[Extracted data entries]
<<<<
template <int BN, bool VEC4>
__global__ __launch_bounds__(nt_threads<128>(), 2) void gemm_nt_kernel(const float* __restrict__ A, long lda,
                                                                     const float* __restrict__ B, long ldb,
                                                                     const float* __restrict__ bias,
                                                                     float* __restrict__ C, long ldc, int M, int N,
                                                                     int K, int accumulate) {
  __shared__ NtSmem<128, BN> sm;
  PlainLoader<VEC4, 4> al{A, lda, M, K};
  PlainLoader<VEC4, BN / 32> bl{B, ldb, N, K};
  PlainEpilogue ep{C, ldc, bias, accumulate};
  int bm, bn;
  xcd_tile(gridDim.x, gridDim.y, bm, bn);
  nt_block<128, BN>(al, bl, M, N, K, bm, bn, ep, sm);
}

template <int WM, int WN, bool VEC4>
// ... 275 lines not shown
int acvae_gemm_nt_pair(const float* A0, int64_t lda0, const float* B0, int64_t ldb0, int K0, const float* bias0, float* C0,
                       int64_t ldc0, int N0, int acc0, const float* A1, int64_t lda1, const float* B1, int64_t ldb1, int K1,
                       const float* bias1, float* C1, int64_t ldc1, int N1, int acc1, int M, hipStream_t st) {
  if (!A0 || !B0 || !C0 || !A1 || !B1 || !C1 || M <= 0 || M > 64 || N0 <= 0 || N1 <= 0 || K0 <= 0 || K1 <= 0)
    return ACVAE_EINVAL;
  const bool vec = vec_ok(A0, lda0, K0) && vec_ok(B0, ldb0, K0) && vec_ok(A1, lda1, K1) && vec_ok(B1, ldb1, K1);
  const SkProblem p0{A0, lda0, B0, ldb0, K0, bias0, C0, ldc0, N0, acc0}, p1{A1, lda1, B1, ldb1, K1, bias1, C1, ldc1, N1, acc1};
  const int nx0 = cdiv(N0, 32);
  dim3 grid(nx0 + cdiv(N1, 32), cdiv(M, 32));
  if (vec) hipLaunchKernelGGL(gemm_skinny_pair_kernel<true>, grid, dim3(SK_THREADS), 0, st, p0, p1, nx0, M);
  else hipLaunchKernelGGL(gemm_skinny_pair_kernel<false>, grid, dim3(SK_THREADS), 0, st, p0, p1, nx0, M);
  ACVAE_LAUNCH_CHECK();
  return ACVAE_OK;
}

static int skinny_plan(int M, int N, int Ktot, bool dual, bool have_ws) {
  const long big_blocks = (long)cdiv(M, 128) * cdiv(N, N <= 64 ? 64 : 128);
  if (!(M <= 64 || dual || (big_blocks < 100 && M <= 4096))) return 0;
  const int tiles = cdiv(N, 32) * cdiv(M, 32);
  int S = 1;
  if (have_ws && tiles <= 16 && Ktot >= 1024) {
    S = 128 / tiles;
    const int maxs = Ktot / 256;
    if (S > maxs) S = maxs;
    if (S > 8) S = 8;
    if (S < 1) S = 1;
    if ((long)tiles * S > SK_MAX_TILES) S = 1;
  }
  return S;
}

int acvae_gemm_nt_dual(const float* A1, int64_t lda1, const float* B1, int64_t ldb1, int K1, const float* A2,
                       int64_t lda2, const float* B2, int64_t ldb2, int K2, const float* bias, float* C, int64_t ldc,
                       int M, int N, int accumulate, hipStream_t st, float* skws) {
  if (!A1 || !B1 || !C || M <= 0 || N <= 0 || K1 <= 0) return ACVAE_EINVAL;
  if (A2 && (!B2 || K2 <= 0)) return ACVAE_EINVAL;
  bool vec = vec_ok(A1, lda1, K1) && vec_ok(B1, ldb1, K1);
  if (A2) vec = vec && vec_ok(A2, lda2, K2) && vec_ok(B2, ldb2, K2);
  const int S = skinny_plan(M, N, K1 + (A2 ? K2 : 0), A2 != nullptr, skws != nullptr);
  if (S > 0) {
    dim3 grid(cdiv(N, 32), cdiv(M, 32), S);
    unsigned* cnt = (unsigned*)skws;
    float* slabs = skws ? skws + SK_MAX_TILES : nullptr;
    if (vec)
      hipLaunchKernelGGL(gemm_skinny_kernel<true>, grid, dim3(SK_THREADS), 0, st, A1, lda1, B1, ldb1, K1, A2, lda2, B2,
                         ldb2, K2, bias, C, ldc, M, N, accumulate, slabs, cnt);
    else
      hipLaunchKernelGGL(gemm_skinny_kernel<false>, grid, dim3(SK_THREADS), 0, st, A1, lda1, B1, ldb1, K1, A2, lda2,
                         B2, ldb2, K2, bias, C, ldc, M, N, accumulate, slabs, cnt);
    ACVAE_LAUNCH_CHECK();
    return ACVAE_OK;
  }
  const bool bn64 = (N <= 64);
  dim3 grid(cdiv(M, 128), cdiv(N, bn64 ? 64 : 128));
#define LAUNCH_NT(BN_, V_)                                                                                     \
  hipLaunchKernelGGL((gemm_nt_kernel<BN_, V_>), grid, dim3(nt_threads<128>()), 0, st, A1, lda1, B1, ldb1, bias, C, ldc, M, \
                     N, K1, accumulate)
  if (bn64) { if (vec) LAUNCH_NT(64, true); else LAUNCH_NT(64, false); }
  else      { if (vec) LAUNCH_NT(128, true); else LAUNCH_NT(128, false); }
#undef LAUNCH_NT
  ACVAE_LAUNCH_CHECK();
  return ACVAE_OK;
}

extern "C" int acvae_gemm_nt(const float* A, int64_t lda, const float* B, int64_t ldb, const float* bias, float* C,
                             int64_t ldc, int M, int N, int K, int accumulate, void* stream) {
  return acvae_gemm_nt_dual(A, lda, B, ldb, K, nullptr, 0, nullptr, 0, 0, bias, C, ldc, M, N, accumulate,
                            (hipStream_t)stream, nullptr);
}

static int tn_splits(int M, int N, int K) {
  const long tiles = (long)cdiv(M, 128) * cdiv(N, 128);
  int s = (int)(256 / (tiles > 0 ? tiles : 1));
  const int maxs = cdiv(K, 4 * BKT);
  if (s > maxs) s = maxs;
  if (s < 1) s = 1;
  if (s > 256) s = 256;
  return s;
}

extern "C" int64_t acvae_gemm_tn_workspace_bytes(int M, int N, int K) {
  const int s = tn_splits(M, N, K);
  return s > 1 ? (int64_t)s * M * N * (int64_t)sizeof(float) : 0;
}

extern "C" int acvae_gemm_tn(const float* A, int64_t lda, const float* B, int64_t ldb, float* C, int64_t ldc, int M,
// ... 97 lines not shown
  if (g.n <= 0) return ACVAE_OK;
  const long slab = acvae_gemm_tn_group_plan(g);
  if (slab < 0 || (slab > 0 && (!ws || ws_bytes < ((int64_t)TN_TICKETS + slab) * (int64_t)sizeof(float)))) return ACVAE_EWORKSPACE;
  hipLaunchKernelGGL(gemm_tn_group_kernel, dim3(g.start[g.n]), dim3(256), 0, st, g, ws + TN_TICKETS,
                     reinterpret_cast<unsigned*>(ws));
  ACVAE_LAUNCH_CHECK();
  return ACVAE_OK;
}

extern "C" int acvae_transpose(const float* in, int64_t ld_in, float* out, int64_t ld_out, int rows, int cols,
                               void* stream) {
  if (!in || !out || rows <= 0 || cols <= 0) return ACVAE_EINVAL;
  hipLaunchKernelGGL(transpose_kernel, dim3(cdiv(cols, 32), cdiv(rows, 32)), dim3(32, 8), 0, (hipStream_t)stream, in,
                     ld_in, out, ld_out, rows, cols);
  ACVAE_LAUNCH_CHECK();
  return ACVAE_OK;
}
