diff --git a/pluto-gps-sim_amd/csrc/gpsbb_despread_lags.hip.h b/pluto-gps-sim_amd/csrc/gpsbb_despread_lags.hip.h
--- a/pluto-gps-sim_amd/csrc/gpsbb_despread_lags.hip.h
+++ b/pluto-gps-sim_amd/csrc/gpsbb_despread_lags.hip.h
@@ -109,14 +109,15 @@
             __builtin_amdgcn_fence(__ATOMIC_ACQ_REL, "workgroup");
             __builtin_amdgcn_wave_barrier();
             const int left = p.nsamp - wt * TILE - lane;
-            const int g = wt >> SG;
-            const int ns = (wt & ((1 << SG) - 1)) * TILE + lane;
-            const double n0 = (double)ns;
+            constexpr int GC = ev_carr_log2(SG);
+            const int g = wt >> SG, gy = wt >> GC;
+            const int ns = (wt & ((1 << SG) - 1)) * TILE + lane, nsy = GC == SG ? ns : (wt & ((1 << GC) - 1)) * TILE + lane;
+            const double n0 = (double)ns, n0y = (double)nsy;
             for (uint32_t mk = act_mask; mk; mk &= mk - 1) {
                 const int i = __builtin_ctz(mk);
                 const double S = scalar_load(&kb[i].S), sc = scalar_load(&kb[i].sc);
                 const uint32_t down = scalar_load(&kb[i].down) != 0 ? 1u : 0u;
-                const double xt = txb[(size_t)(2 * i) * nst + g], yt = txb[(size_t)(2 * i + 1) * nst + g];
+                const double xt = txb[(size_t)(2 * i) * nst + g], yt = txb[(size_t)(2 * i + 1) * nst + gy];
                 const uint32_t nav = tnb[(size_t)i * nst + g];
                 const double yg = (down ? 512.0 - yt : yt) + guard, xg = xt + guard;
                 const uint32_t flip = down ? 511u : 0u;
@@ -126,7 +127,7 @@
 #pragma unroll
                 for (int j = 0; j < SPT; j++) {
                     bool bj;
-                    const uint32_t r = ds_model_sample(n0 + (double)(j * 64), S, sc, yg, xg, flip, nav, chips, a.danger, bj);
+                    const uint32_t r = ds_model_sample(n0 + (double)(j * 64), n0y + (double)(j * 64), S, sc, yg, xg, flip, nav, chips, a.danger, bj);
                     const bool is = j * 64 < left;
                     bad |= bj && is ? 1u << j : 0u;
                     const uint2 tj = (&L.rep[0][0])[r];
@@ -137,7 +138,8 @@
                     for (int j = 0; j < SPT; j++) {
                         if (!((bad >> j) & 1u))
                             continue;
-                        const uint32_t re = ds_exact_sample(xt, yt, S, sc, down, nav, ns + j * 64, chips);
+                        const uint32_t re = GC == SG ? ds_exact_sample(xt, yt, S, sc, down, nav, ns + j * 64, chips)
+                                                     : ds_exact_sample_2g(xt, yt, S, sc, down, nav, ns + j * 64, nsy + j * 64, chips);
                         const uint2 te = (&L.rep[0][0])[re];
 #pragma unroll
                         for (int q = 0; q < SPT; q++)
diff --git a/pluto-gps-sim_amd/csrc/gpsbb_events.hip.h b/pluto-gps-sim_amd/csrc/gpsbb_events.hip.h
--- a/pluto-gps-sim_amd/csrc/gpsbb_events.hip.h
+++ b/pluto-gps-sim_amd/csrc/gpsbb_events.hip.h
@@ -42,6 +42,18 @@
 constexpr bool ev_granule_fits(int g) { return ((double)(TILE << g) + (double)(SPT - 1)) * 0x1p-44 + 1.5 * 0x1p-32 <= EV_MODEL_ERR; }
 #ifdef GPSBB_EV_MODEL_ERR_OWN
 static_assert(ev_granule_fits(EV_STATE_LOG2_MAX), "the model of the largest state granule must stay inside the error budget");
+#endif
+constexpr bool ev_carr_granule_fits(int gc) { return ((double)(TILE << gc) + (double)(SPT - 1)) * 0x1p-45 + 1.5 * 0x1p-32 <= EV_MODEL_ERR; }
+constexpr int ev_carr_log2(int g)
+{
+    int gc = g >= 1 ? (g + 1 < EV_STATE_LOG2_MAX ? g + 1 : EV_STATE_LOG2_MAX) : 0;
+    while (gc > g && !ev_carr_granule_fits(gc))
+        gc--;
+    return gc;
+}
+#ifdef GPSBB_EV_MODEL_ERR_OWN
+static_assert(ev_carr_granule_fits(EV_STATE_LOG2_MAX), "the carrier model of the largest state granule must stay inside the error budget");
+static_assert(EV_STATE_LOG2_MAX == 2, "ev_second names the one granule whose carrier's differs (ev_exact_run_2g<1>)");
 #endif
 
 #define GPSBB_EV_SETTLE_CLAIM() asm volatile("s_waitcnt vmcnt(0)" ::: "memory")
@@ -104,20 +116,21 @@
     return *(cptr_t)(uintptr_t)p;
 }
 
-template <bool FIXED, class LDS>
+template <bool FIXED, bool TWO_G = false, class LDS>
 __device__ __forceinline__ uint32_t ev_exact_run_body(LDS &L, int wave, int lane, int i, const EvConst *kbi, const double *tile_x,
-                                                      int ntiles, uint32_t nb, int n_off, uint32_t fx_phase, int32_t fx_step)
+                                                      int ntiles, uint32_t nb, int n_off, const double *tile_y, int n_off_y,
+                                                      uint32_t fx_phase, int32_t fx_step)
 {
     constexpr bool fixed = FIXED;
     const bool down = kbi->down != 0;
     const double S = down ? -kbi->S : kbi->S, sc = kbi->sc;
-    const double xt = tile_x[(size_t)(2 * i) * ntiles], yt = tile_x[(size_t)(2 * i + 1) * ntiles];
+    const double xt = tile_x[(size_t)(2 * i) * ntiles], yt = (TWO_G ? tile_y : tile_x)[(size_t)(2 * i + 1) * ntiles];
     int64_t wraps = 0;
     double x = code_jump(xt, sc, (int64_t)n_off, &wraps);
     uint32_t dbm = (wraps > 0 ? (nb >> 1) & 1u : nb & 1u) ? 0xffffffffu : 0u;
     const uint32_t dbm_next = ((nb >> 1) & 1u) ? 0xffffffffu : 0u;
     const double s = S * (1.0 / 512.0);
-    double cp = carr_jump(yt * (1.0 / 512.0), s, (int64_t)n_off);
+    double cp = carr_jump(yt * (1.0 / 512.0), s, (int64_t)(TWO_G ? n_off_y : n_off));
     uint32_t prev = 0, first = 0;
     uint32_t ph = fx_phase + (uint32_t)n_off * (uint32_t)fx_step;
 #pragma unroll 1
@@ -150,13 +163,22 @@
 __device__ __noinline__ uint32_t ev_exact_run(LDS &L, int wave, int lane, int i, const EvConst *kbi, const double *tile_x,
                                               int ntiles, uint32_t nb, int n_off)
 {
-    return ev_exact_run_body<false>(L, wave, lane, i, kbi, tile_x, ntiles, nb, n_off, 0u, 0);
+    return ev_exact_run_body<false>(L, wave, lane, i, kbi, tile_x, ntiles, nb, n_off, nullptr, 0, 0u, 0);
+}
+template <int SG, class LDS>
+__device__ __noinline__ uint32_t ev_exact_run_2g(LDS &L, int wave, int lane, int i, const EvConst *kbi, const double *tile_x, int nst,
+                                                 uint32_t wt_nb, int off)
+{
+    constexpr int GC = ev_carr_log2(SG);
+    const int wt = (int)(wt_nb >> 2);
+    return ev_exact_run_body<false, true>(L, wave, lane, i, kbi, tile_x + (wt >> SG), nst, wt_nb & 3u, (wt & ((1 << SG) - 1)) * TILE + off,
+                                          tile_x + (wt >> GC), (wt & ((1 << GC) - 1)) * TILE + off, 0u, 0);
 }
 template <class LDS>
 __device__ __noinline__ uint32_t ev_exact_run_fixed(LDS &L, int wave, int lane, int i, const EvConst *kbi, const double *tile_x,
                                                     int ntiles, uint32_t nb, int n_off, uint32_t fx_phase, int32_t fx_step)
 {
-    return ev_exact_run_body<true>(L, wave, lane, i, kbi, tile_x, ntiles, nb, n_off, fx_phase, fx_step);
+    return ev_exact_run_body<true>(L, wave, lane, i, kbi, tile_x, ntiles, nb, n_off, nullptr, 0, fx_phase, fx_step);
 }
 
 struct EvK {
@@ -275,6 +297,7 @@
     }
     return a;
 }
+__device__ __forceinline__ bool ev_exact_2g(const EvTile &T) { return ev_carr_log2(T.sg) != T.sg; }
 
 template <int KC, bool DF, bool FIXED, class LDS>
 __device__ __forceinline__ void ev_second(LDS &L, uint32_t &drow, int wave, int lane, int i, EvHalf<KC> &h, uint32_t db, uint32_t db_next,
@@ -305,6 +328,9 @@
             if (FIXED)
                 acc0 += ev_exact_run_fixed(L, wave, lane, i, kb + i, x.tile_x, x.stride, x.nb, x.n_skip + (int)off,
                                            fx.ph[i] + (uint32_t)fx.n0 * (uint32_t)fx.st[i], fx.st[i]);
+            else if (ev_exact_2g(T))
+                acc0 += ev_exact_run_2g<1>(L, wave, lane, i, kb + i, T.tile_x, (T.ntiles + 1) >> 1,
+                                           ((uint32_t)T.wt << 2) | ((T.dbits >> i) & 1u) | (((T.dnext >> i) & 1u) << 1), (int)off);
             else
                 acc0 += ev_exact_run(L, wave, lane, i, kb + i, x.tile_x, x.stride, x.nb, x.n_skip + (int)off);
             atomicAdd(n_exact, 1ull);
>>>>
<<<<
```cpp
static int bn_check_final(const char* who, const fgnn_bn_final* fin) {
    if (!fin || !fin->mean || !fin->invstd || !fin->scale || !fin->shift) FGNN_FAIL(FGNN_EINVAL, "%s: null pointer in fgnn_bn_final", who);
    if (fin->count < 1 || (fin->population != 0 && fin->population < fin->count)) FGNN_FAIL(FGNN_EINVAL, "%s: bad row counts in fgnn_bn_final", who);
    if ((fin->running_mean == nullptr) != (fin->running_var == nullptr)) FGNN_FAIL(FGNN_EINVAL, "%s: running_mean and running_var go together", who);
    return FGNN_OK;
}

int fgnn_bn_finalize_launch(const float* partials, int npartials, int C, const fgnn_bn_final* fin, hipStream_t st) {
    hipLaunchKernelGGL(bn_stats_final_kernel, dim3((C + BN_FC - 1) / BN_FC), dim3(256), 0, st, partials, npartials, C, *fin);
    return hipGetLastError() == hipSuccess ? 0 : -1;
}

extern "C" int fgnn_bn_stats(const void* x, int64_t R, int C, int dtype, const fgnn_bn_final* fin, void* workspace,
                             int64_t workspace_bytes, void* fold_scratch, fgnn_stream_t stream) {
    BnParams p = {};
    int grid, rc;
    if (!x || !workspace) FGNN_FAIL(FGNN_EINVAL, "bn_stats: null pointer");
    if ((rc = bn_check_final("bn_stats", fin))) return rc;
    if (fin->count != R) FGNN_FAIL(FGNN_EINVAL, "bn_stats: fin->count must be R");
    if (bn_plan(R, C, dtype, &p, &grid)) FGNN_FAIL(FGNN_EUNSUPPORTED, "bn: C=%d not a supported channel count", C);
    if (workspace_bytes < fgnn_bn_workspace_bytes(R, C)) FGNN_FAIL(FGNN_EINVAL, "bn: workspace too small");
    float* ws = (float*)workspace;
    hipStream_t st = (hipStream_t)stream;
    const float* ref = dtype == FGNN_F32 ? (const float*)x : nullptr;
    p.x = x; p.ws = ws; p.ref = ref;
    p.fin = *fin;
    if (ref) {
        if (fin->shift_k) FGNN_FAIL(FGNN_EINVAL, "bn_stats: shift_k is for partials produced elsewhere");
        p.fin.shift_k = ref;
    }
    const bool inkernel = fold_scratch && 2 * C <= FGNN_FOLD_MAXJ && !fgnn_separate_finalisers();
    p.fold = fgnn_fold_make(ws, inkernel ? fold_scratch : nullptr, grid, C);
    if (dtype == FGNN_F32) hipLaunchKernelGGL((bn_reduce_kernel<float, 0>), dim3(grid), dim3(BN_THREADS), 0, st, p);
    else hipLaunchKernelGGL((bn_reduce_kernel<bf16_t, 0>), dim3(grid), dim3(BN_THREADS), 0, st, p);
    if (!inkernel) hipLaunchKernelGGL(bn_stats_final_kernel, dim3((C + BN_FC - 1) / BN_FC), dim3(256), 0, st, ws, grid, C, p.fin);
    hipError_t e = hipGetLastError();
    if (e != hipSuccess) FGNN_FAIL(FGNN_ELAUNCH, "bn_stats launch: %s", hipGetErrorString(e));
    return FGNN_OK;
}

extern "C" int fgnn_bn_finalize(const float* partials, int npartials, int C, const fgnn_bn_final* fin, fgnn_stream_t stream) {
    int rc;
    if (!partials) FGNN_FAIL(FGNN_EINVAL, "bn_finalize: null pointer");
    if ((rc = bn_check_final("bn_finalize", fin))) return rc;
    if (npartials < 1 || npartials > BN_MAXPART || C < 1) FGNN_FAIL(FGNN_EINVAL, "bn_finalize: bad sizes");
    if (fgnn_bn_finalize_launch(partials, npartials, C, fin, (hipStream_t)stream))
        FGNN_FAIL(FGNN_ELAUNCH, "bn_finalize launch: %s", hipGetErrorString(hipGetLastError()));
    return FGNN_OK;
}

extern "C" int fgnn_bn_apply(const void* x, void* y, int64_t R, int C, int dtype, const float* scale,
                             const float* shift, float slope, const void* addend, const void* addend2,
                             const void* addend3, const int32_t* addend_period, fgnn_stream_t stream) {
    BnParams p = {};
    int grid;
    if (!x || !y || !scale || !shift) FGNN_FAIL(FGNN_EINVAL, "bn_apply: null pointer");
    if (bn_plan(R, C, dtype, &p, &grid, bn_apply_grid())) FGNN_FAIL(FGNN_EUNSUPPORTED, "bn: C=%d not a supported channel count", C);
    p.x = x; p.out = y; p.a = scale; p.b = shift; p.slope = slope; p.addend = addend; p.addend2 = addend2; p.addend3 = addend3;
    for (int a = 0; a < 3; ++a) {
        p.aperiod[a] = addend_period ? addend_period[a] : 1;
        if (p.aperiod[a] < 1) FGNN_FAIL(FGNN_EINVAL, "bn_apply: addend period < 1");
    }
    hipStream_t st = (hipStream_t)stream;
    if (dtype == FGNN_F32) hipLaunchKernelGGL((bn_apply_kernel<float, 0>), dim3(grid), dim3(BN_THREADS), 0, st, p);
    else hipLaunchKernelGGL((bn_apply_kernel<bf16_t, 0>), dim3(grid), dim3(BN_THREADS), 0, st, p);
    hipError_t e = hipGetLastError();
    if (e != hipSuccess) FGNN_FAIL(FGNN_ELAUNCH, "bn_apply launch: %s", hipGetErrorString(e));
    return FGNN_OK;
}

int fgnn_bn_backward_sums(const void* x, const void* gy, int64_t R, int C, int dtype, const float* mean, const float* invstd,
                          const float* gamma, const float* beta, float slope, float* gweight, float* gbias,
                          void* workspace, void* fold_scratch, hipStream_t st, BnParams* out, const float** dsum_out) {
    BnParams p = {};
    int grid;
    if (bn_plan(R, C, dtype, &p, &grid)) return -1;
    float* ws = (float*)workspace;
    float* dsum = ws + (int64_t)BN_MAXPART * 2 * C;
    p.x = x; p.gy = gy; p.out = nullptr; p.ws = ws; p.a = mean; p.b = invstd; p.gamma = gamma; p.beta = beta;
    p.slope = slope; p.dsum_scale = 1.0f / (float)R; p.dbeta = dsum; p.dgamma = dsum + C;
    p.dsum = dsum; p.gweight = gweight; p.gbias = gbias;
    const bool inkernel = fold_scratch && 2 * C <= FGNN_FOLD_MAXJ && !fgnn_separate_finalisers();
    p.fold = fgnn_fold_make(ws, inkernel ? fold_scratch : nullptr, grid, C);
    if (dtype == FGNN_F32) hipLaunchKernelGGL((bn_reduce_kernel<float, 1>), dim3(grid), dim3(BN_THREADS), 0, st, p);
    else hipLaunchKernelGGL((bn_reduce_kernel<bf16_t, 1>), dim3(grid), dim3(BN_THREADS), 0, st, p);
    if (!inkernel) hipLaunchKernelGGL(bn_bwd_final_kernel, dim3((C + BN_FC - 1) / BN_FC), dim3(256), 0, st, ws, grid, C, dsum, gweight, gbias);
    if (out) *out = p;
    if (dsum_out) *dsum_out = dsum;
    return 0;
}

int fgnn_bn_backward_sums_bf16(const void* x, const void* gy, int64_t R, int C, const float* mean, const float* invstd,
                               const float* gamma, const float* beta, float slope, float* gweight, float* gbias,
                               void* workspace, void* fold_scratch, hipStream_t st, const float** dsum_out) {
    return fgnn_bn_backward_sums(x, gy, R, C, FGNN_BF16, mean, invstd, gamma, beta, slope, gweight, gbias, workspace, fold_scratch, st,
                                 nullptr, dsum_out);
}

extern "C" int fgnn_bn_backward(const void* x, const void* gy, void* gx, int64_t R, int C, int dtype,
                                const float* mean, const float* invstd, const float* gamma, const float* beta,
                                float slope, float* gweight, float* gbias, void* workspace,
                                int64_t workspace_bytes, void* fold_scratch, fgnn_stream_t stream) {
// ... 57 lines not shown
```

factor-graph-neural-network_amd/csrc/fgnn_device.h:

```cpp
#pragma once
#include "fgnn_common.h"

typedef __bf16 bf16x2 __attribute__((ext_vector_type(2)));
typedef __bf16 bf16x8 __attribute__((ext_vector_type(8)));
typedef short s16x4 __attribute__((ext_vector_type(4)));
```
>>>>
<<<<
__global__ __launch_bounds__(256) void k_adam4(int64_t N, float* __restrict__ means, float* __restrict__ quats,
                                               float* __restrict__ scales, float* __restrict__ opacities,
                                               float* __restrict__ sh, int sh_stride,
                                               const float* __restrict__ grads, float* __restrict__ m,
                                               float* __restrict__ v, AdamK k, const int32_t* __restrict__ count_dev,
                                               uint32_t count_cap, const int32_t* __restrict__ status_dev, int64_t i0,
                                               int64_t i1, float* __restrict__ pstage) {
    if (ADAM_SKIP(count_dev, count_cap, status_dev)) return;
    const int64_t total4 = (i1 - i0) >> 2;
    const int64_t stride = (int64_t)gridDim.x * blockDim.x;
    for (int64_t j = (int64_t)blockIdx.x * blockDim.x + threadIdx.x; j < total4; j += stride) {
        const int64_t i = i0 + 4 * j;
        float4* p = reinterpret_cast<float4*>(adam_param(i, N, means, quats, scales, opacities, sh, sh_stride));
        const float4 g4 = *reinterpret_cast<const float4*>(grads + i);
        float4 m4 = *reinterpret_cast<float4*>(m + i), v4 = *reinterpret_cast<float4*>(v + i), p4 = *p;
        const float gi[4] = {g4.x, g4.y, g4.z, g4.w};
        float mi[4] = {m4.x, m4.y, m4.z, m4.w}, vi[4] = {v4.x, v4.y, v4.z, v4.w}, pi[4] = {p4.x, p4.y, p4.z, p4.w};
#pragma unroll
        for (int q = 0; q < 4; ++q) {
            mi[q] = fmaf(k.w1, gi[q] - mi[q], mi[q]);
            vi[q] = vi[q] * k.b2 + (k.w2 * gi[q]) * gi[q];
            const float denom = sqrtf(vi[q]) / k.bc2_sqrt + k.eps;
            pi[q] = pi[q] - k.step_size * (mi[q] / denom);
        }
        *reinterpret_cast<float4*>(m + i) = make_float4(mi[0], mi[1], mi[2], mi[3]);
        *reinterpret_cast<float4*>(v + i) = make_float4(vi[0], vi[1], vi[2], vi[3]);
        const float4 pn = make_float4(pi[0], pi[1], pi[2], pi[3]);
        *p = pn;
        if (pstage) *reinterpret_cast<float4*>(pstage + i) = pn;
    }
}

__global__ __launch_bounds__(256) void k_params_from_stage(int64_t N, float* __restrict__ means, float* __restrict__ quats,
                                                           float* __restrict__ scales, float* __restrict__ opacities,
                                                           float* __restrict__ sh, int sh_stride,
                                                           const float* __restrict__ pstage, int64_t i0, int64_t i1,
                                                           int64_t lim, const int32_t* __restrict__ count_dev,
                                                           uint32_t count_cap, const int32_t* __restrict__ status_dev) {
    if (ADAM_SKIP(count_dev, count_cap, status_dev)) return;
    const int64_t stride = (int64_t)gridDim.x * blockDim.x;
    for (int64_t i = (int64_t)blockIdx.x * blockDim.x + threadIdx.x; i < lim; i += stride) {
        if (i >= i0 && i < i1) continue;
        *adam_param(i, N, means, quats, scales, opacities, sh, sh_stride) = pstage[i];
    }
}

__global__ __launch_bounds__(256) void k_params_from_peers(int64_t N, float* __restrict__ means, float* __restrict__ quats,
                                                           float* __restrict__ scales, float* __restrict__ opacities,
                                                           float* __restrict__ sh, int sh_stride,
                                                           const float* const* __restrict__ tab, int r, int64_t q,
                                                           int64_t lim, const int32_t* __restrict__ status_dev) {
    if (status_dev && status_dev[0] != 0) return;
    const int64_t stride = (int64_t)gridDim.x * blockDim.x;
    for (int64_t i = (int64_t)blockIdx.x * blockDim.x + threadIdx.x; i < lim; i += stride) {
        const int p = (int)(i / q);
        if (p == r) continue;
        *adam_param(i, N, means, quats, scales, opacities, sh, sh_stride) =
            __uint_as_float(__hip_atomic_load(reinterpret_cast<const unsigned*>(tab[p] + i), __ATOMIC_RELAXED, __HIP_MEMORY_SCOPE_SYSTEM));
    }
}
>>>>
■ Action item ■
Bring together all lines of the entries above in which the string "largest" occurs.

■ Written solution ■
 static_assert(ev_granule_fits(EV_STATE_LOG2_MAX), "the model of the largest state granule must stay inside the error budget");
+static_assert(ev_carr_granule_fits(EV_STATE_LOG2_MAX), "the carrier model of the largest state granule must stay inside the error budget");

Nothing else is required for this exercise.